**Dataset entries**
## Add chained depthwise-to-pointwise band kernel keeping intermediate in registers

Adds a chained form of the 64-channel separable-conv band kernel. Each wave computes all four depthwise channel groups for its pixels and feeds the requantized result straight from registers into the pointwise MFMA, which removes the LDS staging buffer D and the sync between the two stages. Depthwise weights move into LDS, and the pointwise weights are repacked so the register layout matches. The planner picks this form by default when max_batch > 8, and a plan variant or env var can override it. The cost is more per-wave registers and redundant depthwise weight loads per pixel group.

```diff
diff --git a/vbt_amd/csrc/band_block.h b/vbt_amd/csrc/band_block.h
--- a/vbt_amd/csrc/band_block.h
+++ b/vbt_amd/csrc/band_block.h
@@ -9,6 +9,7 @@
 constexpr int BD_LIT_NODE = 1;
 constexpr int BD_LIT_NODE_WIDE = 3;
 constexpr int BD_WP_TAIL = 1024;
+constexpr int BD_WD_CHAIN = 12 * 1024 + 512;
 
 #ifdef VBT_BD_PROF
 #define BD_STAMP(k) do { if (threadIdx.x == 0) a.prof[(long)blockIdx.x * 8 + (k)] = __builtin_amdgcn_s_memtime(); } while (0)
@@ -28,6 +29,7 @@
   const float* md;
   Rq rqd;
   const v4i* wp;
+  const v4i* wpc;
   const int* bp;
   const float* mp;
   Rq rqp;
@@ -98,9 +100,10 @@
                     (lo[3] | (hi[3] << 8)) ^ 0x80808080u);
 }
 
-template <int NW, int CT, bool NODES = true>
+template <int NW, int CT, bool NODES = true, bool CHAIN = false>
 __device__ __forceinline__ void sepconv_band_body(const BandArgs& a, int local, unsigned char* bd_smem) {
   constexpr int nwaves = NW, nthreads = 64 * NW;
+  static_assert(!CHAIN || CT == 64, "the chained form is built for 64-channel maps");
   constexpr bool C64 = CT == 64, CK = CT != 0;
   constexpr int CS_T = CT == 64 ? 80 : CT;
   static_assert(CT == 0 || CT == 64 || CT == 112, "compile-time widths: 64, 112");
@@ -112,12 +115,18 @@
   const int C = CK ? CT : a.C, CS = CK ? CS_T : a.CS;
   unsigned char* T0 = bd_smem;
   unsigned char* D = T0 + (a.rows + 2) * PW * CS;
-  unsigned char* WP = D + (((a.rows * a.W + 15) >> 4) << 4) * CS;
+  unsigned char* WP = CHAIN ? D : D + (((a.rows * a.W + 15) >> 4) << 4) * CS;
   const int NT = (a.Cout + 15) >> 4, KS = CK ? (CT + 63) / 64 : a.KS, NCG = CK ? (CT + 15) / 16 : a.NCG;
   unsigned char* WB = WP + NT * KS * 1024;
   BD_STAMP(0);
 
-  for (int i = tid; i < NT * KS * 64; i += nthreads) *(v4i*)(WP + 16 * i) = a.wp[i];
+  const v4i* wpg = CHAIN ? a.wpc : a.wp;
+  for (int i = tid; i < NT * KS * 64; i += nthreads) *(v4i*)(WP + 16 * i) = wpg[i];
+  if constexpr (CHAIN) {
+    for (int i = tid; i < 12 * 64; i += nthreads) *(v4i*)(WB + BD_WP_TAIL + 16 * i) = a.wd[i];
+    if (tid >= 64 && tid < 80) *(uint4*)(WB + BD_WP_TAIL + 12 * 1024 + 16 * (tid - 64)) = *(const uint4*)((const unsigned char*)a.bd + 16 * (tid - 64));
+    else if (tid >= 96 && tid < 112) *(uint4*)(WB + BD_WP_TAIL + 12 * 1024 + 256 + 16 * (tid - 96)) = *(const uint4*)((const unsigned char*)a.md + 16 * (tid - 96));
+  }
   if (tid < 4 * NT) *(uint4*)(WB + 16 * tid) = *(const uint4*)((const unsigned char*)a.bp + 16 * tid);
   else if (tid >= 32 && tid < 32 + 4 * NT) *(uint4*)(WB + 512 + 16 * (tid - 32)) = *(const uint4*)((const unsigned char*)a.mp + 16 * (tid - 32));
   const float rcp_pw = frcp(PW);
@@ -248,19 +257,93 @@
     }
     }
   }
+  int tapoff[3];
+#pragma unroll
+  for (int m = 0; m < 3; m++) {
+    const int tap = min(4 * m + g, 8);
+    tapoff[m] = ((tap / 3) * PW + (tap % 3)) * CS;
+  }
+  const float rcp_w = frcp(a.W);
+  if constexpr (CHAIN) {
+    const unsigned char* WD = WB + BD_WP_TAIL;
+    const unsigned char* WDB = WD + 12 * 1024;
+    __syncthreads();
+    BD_STAMP(1);
+    int8_t* ob = a.out + ((b * a.H + y0) * (long)a.W) * a.Cout + 4 * g;
+    const bool dword_out = (a.Cout & 3) == 0;
+    auto chain = [&](auto fd_c, auto u_c, int pg0) {
+      constexpr int U = decltype(u_c)::value, FULL = decltype(fd_c)::value;
+      int slot[U];
+      const unsigned char* pb[U];
+#pragma unroll
+      for (int u = 0; u < U; u++) {
+        slot[u] = (pg0 + u * nwaves) * 16 + r;
+        const int sc = min(slot[u], NPo - 1);
+        const int py = fdiv_small(sc, rcp_w);
+        pb[u] = T0 + (sc + 2 * py) * CS;
+      }
+      v4i dv[U];
+      {
+#pragma unroll
+        for (int cg = 0; cg < 4; cg++) {
+          v4i wdv[3], bv[U][3], acc[U];
+#pragma unroll
+          for (int m = 0; m < 3; m++) wdv[m] = *(const v4i*)(WD + ((cg * 3 + m) * 64 + lane) * 16);
+          const int4 bq = *(const int4*)(WDB + 64 * cg + 16 * g);
+          const float4 mu = *(const float4*)(WDB + 256 + 64 * cg + 16 * g);
+#pragma unroll
+          for (int u = 0; u < U; u++)
+#pragma unroll
+            for (int m = 0; m < 3; m++) bv[u][m] = *(const v4i*)(pb[u] + tapoff[m] + 16 * cg);
+#pragma unroll
+          for (int u = 0; u < U; u++) acc[u] = v4i_from(int4_plus(bq, FULL >= 2 ? RQ_KBIAS : 0));
+#pragma unroll
+          for (int m = 0; m < 3; m++)
+#pragma unroll
+            for (int u = 0; u < U; u++) acc[u] = __builtin_amdgcn_mfma_i32_16x16x64_i8(wdv[m], bv[u][m], acc[u], 0, 0, 0);
+#pragma unroll
+          for (int u = 0; u < U; u++) dv[u][cg] = (int)rq_pack_b<FULL>(acc[u], mu, a.rqd);
+          __builtin_amdgcn_sched_barrier(0);
+        }
+      }
+      rq_dispatch(a.rqp, [&](auto fp_c) {
+        constexpr int FULL = decltype(fp_c)::value;
+        for (int t = 0; t < NT; t++) {
+          const int c0 = 16 * t + 4 * g;
+          const v4i wv = *(const v4i*)(WP + (t * 64 + lane) * 16);
+          const int4 bb = *(const int4*)(WB + 4 * c0);
+          const float4 mm = *(const float4*)(WB + 512 + 4 * c0);
+          v4i acc[U];
+#pragma unroll
+          for (int u = 0; u < U; u++) acc[u] = __builtin_amdgcn_mfma_i32_16x16x64_i8(wv, dv[u], v4i_from(int4_plus(bb, FULL >= 2 ? RQ_KBIAS : 0)), 0, 0, 0);
+#pragma unroll
+          for (int u = 0; u < U; u++) {
+            const unsigned d = rq_pack_b<FULL>(acc[u], mm, a.rqp);
+            if (slot[u] < NPo && c0 < a.Cout) {
+              int8_t* o = ob + (long)slot[u] * a.Cout + 16 * t;
+              if (dword_out) *(unsigned*)o = d;
+              else
+                for (int j = 0; j < 4; j++)
+                  if (c0 + j < a.Cout) o[j] = (int8_t)(d >> (8 * j));
+            }
+          }
+        }
+      });
+    };
+    rq_dispatch(a.rqd, [&](auto fd_c) {
+      int pg = wave;
+      for (; pg + nwaves < NPG; pg += 2 * nwaves) chain(fd_c, std::integral_constant<int, 2>{}, pg);
+      if (pg < NPG) chain(fd_c, std::integral_constant<int, 1>{}, pg);
+    });
+    BD_STAMP(3);
+    return;
+  }
   const int cg = wave % NCG, sub = wave / NCG, nsub = nwaves / NCG;
   v4i wdv[3];
 #pragma unroll
   for (int m = 0; m < 3; m++) wdv[m] = a.wd[(cg * 3 + m) * 64 + lane];
   const int4 bq = *(const int4*)(a.bd + 16 * cg + 4 * g);
   const float4 mu = *(const float4*)(a.md + 16 * cg + 4 * g);
-  int tapoff[3];
-#pragma unroll
-  for (int m = 0; m < 3; m++) {
-    const int tap = min(4 * m + g, 8);
-    tapoff[m] = ((tap / 3) * PW + (tap % 3)) * CS;
-  }
-  const float rcp_w = frcp(a.W);
   __syncthreads();
   BD_STAMP(1);
   if (sub < nsub) {
@@ -412,10 +495,19 @@
   const int pi = band_problem(mt);
   sepconv_band_body<BD_HEAD_WAVES_WIDE, 112, false>(probs[pi], (int)blockIdx.x - mt.start[pi], bd_smem_dyn);
 }
+__global__ __launch_bounds__(64 * BD_HEAD_WAVES) __attribute__((amdgpu_waves_per_eu(6))) void sepconv_band_chain_kernel(const BandArgs* __restrict__ probs, MultiTiles mt) {
+  extern __shared__ __attribute__((aligned(16))) unsigned char bd_smem_dyn[];
+  const int pi = band_problem(mt);
+  sepconv_band_body<BD_HEAD_WAVES, 64, false, true>(probs[pi], (int)blockIdx.x - mt.start[pi], bd_smem_dyn);
+}
 __global__ __launch_bounds__(BD_THREADS) void sepconv_band_one_kernel(BandArgs a) {
   extern __shared__ __attribute__((aligned(16))) unsigned char bd_smem_dyn[];
   sepconv_band_body<BD_WAVES, 64>(a, (int)blockIdx.x, bd_smem_dyn);
 }
+__global__ __launch_bounds__(BD_THREADS) void sepconv_band_one_chain_kernel(BandArgs a) {
+  extern __shared__ __attribute__((aligned(16))) unsigned char bd_smem_dyn[];
+  sepconv_band_body<BD_WAVES, 64, true, true>(a, (int)blockIdx.x, bd_smem_dyn);
+}
 __global__ __launch_bounds__(BD_THREADS) void sepconv_band_one_wide_kernel(BandArgs a) {
   extern __shared__ __attribute__((aligned(16))) unsigned char bd_smem_dyn[];
   sepconv_band_body<BD_WAVES, 0>(a, (int)blockIdx.x, bd_smem_dyn);
diff --git a/vbt_amd/csrc/detector.hip b/vbt_amd/csrc/detector.hip
--- a/vbt_amd/csrc/detector.hip
+++ b/vbt_amd/csrc/detector.hip
@@ -432,6 +432,27 @@
   ExpDwArgs a = s.xd;
   a.x = x; a.out = out; a.cpw = L.cpw;
   return launch_expdw(a, dop.k, dop.stride, (a.Cin + 63) / 64, L.grid, L.lds, st);
+}
+
+struct BandLaunch : Verdict { bool chained = false; int lds = 0; };
+static bool band_chainable(const Step& s) {
+  if (s.members.empty()) return s.bd_args.wpc != nullptr;
+  for (const Step& ms : s.members)
+    if (!ms.bd_args.wpc) return false;
+  return true;
+}
+static BandLaunch resolve_band(const vbt_model* m, const Step& s, int variant, int) {
+  BandLaunch L;
+  const bool can = band_chainable(s);
+  if (variant < -1 || variant > 1) { L.refuse(VBT_ERR_ARG, "fused_sepconv_band: no kernel form %d", variant); return L; }
+  if (variant == 1 && !can) { L.refuse(VBT_ERR_ARG, "fused_sepconv_band: plan asks for the chained form on a step that does not support it"); return L; }
+  static const int bd_force = getenv("VBT_BAND_VARIANT") ? atoi(getenv("VBT_BAND_VARIANT")) : -100;
+  if (bd_force == 0 || (bd_force == 1 && can)) variant = bd_force;
+  L.chained = variant == 1 || (variant < 0 && can && m->max_batch > 8);
+  if (s.members.empty()) L.lds = band_lds(s.bd_args, L.chained);
+  for (const Step& ms : s.members) L.lds = std::max(L.lds, band_lds(ms.bd_args, L.chained));
+  if (L.lds > 160 * 1024) L.refuse(VBT_ERR_ARG, "fused_sepconv_band: a band of %d bytes does not fit the LDS", L.lds);
+  return L;
 }
 
 static int launch_step(vbt_model* m, const Step& s, int B, hipStream_t st, const uint8_t* frames, float* boxes, float* scores,
@@ -542,9 +563,11 @@
     }
     case F_BAND: {
       if (boff != 0) { set_error("fused_sepconv_band: sub-batch streams are not supported (VBT_SUBSTREAMS)"); return VBT_ERR_ARG; }
-      if (s.members.empty()) return launch_band_one(s.bd_args, (unsigned)(B * s.band_tiles), s.lds_bytes, st);
+      const BandLaunch L = resolve_band(m, s, s.variant, B);
+      if (L.rc) return L.report();
+      if (s.members.empty()) return launch_band_one(s.bd_args, L.chained, (unsigned)(B * s.band_tiles), L.lds, st);
       const MultiTiles mt = member_tiles([](const Step& ms) { return ms.band_tiles; });
-      return launch_band_multi(s.d_band, mt, s.members[0].bd_args.C, (unsigned)mt.start[mt.n], s.lds_bytes, st);
+      return launch_band_multi(s.d_band, mt, s.members[0].bd_args.C, L.chained, (unsigned)mt.start[mt.n], L.lds, st);
     }
     case F_EXPDW:
       return launch_expdw_step(m, s, B, st, TP(m->ops[s.e_op].inputs[0]), out);
@@ -628,6 +651,7 @@
 static bool variant_ok(const vbt_model* m, const Step& st, int v) {
   if (st.family == F_PW) return !st.members.empty() || !resolve_pw(m, st, v, m->max_batch).rc;
   if (is_fused_tile(st.family)) return !resolve_fused(m, st, v, m->max_batch).rc;
+  if (st.family == F_BAND) return !resolve_band(m, st, v, m->max_batch).rc;
   return st.family != F_EXPDW || !resolve_expdw(m, st, v, m->max_batch).rc;
 }
 
@@ -662,6 +686,8 @@
           if (st.xd2_gpw > 0) cand.push_back(100 + cpw);
           if (st.xd2_gpw16 > 0) cand.push_back(200 + cpw);
         }
+  } else if (st.family == F_BAND) {
+    cand = {-1, 0, 1};
   }
   cand.erase(std::remove_if(cand.begin(), cand.end(), [&](int v) { return !variant_ok(m, st, v); }), cand.end());
   return cand;
diff --git a/vbt_amd/csrc/k_band.hip b/vbt_amd/csrc/k_band.hip
--- a/vbt_amd/csrc/k_band.hip
+++ b/vbt_amd/csrc/k_band.hip
@@ -6,6 +6,8 @@
 static int band_attrs() {
   VBT_LDS_OPT_IN(sepconv_band_kernel);
   VBT_LDS_OPT_IN(sepconv_band_one_kernel);
+  VBT_LDS_OPT_IN(sepconv_band_chain_kernel);
+  VBT_LDS_OPT_IN(sepconv_band_one_chain_kernel);
   VBT_LDS_OPT_IN(sepconv_band_wide_kernel);
   VBT_LDS_OPT_IN(sepconv_band_one_wide_kernel);
   VBT_LDS_OPT_IN(sepconv_band_c112_kernel);
@@ -13,19 +15,23 @@
   return VBT_OK;
 }
 
-int launch_band_one(const BandArgs& a, unsigned grid, int lds_bytes, hipStream_t st) {
+int launch_band_one(const BandArgs& a, bool chained, unsigned grid, int lds_bytes, hipStream_t st) {
   if (band_attrs()) return VBT_ERR_HIP;
   static const bool generic = getenv("VBT_BAND_GENERIC") != nullptr;
-  if (a.C == 64) sepconv_band_one_kernel<<<dim3(grid), BD_THREADS, lds_bytes, st>>>(a);
+  if (chained && (a.C != 64 || !a.wpc)) { set_error("fused_sepconv_band: the chained form needs a 64-channel map"); return VBT_ERR_ARG; }
+  if (chained) sepconv_band_one_chain_kernel<<<dim3(grid), BD_THREADS, lds_bytes, st>>>(a);
+  else if (a.C == 64) sepconv_band_one_kernel<<<dim3(grid), BD_THREADS, lds_bytes, st>>>(a);
   else if (a.C == 112 && a.CS == 112 && !generic) sepconv_band_one_c112_kernel<<<dim3(grid), BD_THREADS, lds_bytes, st>>>(a);
   else sepconv_band_one_wide_kernel<<<dim3(grid), BD_THREADS, lds_bytes, st>>>(a);
   return VBT_OK;
 }
 
-int launch_band_multi(const BandArgs* d_probs, const MultiTiles& mt, int C, unsigned grid, int lds_bytes, hipStream_t st) {
+int launch_band_multi(const BandArgs* d_probs, const MultiTiles& mt, int C, bool chained, unsigned grid, int lds_bytes, hipStream_t st) {
   if (band_attrs()) return VBT_ERR_HIP;
   static const bool generic = getenv("VBT_BAND_GENERIC") != nullptr;
-  if (C == 64) sepconv_band_kernel<<<dim3(grid), 64 * BD_HEAD_WAVES, lds_bytes, st>>>(d_probs, mt);
+  if (chained && C != 64) { set_error("fused_sepconv_band: the chained form needs 64-channel maps"); return VBT_ERR_ARG; }
+  if (chained) sepconv_band_chain_kernel<<<dim3(grid), 64 * BD_HEAD_WAVES, lds_bytes, st>>>(d_probs, mt);
+  else if (C == 64) sepconv_band_kernel<<<dim3(grid), 64 * BD_HEAD_WAVES, lds_bytes, st>>>(d_probs, mt);
   else if (C == 112 && !generic) sepconv_band_c112_kernel<<<dim3(grid), 64 * BD_HEAD_WAVES_WIDE, lds_bytes, st>>>(d_probs, mt);
   else sepconv_band_wide_kernel<<<dim3(grid), 64 * BD_HEAD_WAVES_WIDE, lds_bytes, st>>>(d_probs, mt);
   return VBT_OK;
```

**Work to be completed**
For the entries above, count the lines that contain the string "template", and state that number without further comment.

**Answer box**
2